Problem to work on →
All entries below are to be returned in full, exactly as they stand.
----------------------------------------
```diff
diff --git a/votenet_amd/mlp.py b/votenet_amd/mlp.py
--- a/votenet_amd/mlp.py
+++ b/votenet_amd/mlp.py
@@ -1038,8 +1038,8 @@
     g = _zeros_f32((c + 1, c), xz.device)
     if half is not None:
         with L.device_guard(xz.device), _Timed("wgrad_dense", 2.0 * rows * c * c, (rows, c, c, "gram half"), limit=half):
-            L.check(L.lib().votenet_mlp_gram_half(rows, c, L.ptr(xz), L.ptr(scale_shift), 1 if relu else 0, L.ptr(half.wh), L.ptr(g),
-                                                  L.ptr(half.nh_limit), L.stream_ptr()))
+            L.check(L.side_lib("poolonce").votenet_mlp_gram_colsum_half(rows, c, L.ptr(xz), L.ptr(scale_shift), 1 if relu else 0, L.ptr(half.wh),
+                                                                        L.ptr(g), L.ptr(g[c]), L.ptr(half.nh_limit), L.stream_ptr()), side="poolonce")
         return g
     scr = _wgrad_scratch(None, rows, c, c, xz.device)
     with L.device_guard(xz.device), _Timed("wgrad_dense", 2.0 * rows * c * c, (rows, c, c, "gram")):
@@ -1057,19 +1057,19 @@
         with L.device_guard(xz.device):
             L.check(L.lib().votenet_pool_wgrad_sparse_half_centres(half.nh, half.G, cin, cout, L.ptr(xz), L.ptr(in_scale), L.ptr(in_shift),
                                                                    1 if in_relu else 0, L.ptr(gout), L.ptr(argmax), L.ptr(zsel), L.ptr(coef),
-                                                                   1 if relu else 0, L.ptr(dw), L.ptr(gram_buf[cin]), L.ptr(half.pos), L.ptr(half.wh),
+                                                                   1 if relu else 0, L.ptr(dw), None, L.ptr(half.pos), L.ptr(half.wh),
                                                                    L.ptr(half.nh_limit), L.stream_ptr()))
-            L.check(L.lib().votenet_pool_wgrad_finish(cin, cout, L.ptr(gram_buf), L.ptr(gram_buf[cin]), L.ptr(w), L.ptr(bias), L.ptr(coef),
-                                                      L.ptr(dw), L.stream_ptr()))
+            L.check(L.side_lib("poolonce").votenet_pool_wgrad_finish_upper(cin, cout, L.ptr(gram_buf), L.ptr(gram_buf[cin]), L.ptr(w), L.ptr(bias),
+                                                                           L.ptr(coef), L.ptr(dw), L.stream_ptr()), side="poolonce")
         return
     if half is not None:
         with L.device_guard(xz.device):
             L.check(L.lib().votenet_pool_wgrad_sparse_half(half.nh, half.G, cin, cout, L.ptr(xz), L.ptr(in_scale), L.ptr(in_shift),
                                                            1 if in_relu else 0, L.ptr(gout), L.ptr(argmax), L.ptr(zsel), L.ptr(coef),
-                                                           1 if relu else 0, L.ptr(dw), L.ptr(gram_buf[cin]), L.ptr(half.hc), L.ptr(half.wh),
+                                                           1 if relu else 0, L.ptr(dw), None, L.ptr(half.hc), L.ptr(half.wh),
                                                            L.ptr(half.nh_limit), L.stream_ptr()))
-            L.check(L.lib().votenet_pool_wgrad_finish(cin, cout, L.ptr(gram_buf), L.ptr(gram_buf[cin]), L.ptr(w), L.ptr(bias), L.ptr(coef),
-                                                      L.ptr(dw), L.stream_ptr()))
+            L.check(L.side_lib("poolonce").votenet_pool_wgrad_finish_upper(cin, cout, L.ptr(gram_buf), L.ptr(gram_buf[cin]), L.ptr(w), L.ptr(bias),
+                                                                           L.ptr(coef), L.ptr(dw), L.stream_ptr()), side="poolonce")
         return
     scr = None
     if DETERMINISTIC:
```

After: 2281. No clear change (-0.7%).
----------------------------------------
Reply to the task →
```diff
diff --git a/votenet_amd/mlp.py b/votenet_amd/mlp.py
--- a/votenet_amd/mlp.py
+++ b/votenet_amd/mlp.py
@@ -1038,8 +1038,8 @@
     g = _zeros_f32((c + 1, c), xz.device)
     if half is not None:
         with L.device_guard(xz.device), _Timed("wgrad_dense", 2.0 * rows * c * c, (rows, c, c, "gram half"), limit=half):
-            L.check(L.lib().votenet_mlp_gram_half(rows, c, L.ptr(xz), L.ptr(scale_shift), 1 if relu else 0, L.ptr(half.wh), L.ptr(g),
-                                                  L.ptr(half.nh_limit), L.stream_ptr()))
+            L.check(L.side_lib("poolonce").votenet_mlp_gram_colsum_half(rows, c, L.ptr(xz), L.ptr(scale_shift), 1 if relu else 0, L.ptr(half.wh),
+                                                                        L.ptr(g), L.ptr(g[c]), L.ptr(half.nh_limit), L.stream_ptr()), side="poolonce")
         return g
     scr = _wgrad_scratch(None, rows, c, c, xz.device)
     with L.device_guard(xz.device), _Timed("wgrad_dense", 2.0 * rows * c * c, (rows, c, c, "gram")):
@@ -1057,19 +1057,19 @@
         with L.device_guard(xz.device):
             L.check(L.lib().votenet_pool_wgrad_sparse_half_centres(half.nh, half.G, cin, cout, L.ptr(xz), L.ptr(in_scale), L.ptr(in_shift),
                                                                    1 if in_relu else 0, L.ptr(gout), L.ptr(argmax), L.ptr(zsel), L.ptr(coef),
-                                                                   1 if relu else 0, L.ptr(dw), L.ptr(gram_buf[cin]), L.ptr(half.pos), L.ptr(half.wh),
+                                                                   1 if relu else 0, L.ptr(dw), None, L.ptr(half.pos), L.ptr(half.wh),
                                                                    L.ptr(half.nh_limit), L.stream_ptr()))
-            L.check(L.lib().votenet_pool_wgrad_finish(cin, cout, L.ptr(gram_buf), L.ptr(gram_buf[cin]), L.ptr(w), L.ptr(bias), L.ptr(coef),
-                                                      L.ptr(dw), L.stream_ptr()))
+            L.check(L.side_lib("poolonce").votenet_pool_wgrad_finish_upper(cin, cout, L.ptr(gram_buf), L.ptr(gram_buf[cin]), L.ptr(w), L.ptr(bias),
+                                                                           L.ptr(coef), L.ptr(dw), L.stream_ptr()), side="poolonce")
         return
     if half is not None:
         with L.device_guard(xz.device):
             L.check(L.lib().votenet_pool_wgrad_sparse_half(half.nh, half.G, cin, cout, L.ptr(xz), L.ptr(in_scale), L.ptr(in_shift),
                                                            1 if in_relu else 0, L.ptr(gout), L.ptr(argmax), L.ptr(zsel), L.ptr(coef),
-                                                           1 if relu else 0, L.ptr(dw), L.ptr(gram_buf[cin]), L.ptr(half.hc), L.ptr(half.wh),
+                                                           1 if relu else 0, L.ptr(dw), None, L.ptr(half.hc), L.ptr(half.wh),
                                                            L.ptr(half.nh_limit), L.stream_ptr()))
-            L.check(L.lib().votenet_pool_wgrad_finish(cin, cout, L.ptr(gram_buf), L.ptr(gram_buf[cin]), L.ptr(w), L.ptr(bias), L.ptr(coef),
-                                                      L.ptr(dw), L.stream_ptr()))
+            L.check(L.side_lib("poolonce").votenet_pool_wgrad_finish_upper(cin, cout, L.ptr(gram_buf), L.ptr(gram_buf[cin]), L.ptr(w), L.ptr(bias),
+                                                                           L.ptr(coef), L.ptr(dw), L.stream_ptr()), side="poolonce")
         return
     scr = None
     if DETERMINISTIC:
```

After: 2281. No clear change (-0.7%).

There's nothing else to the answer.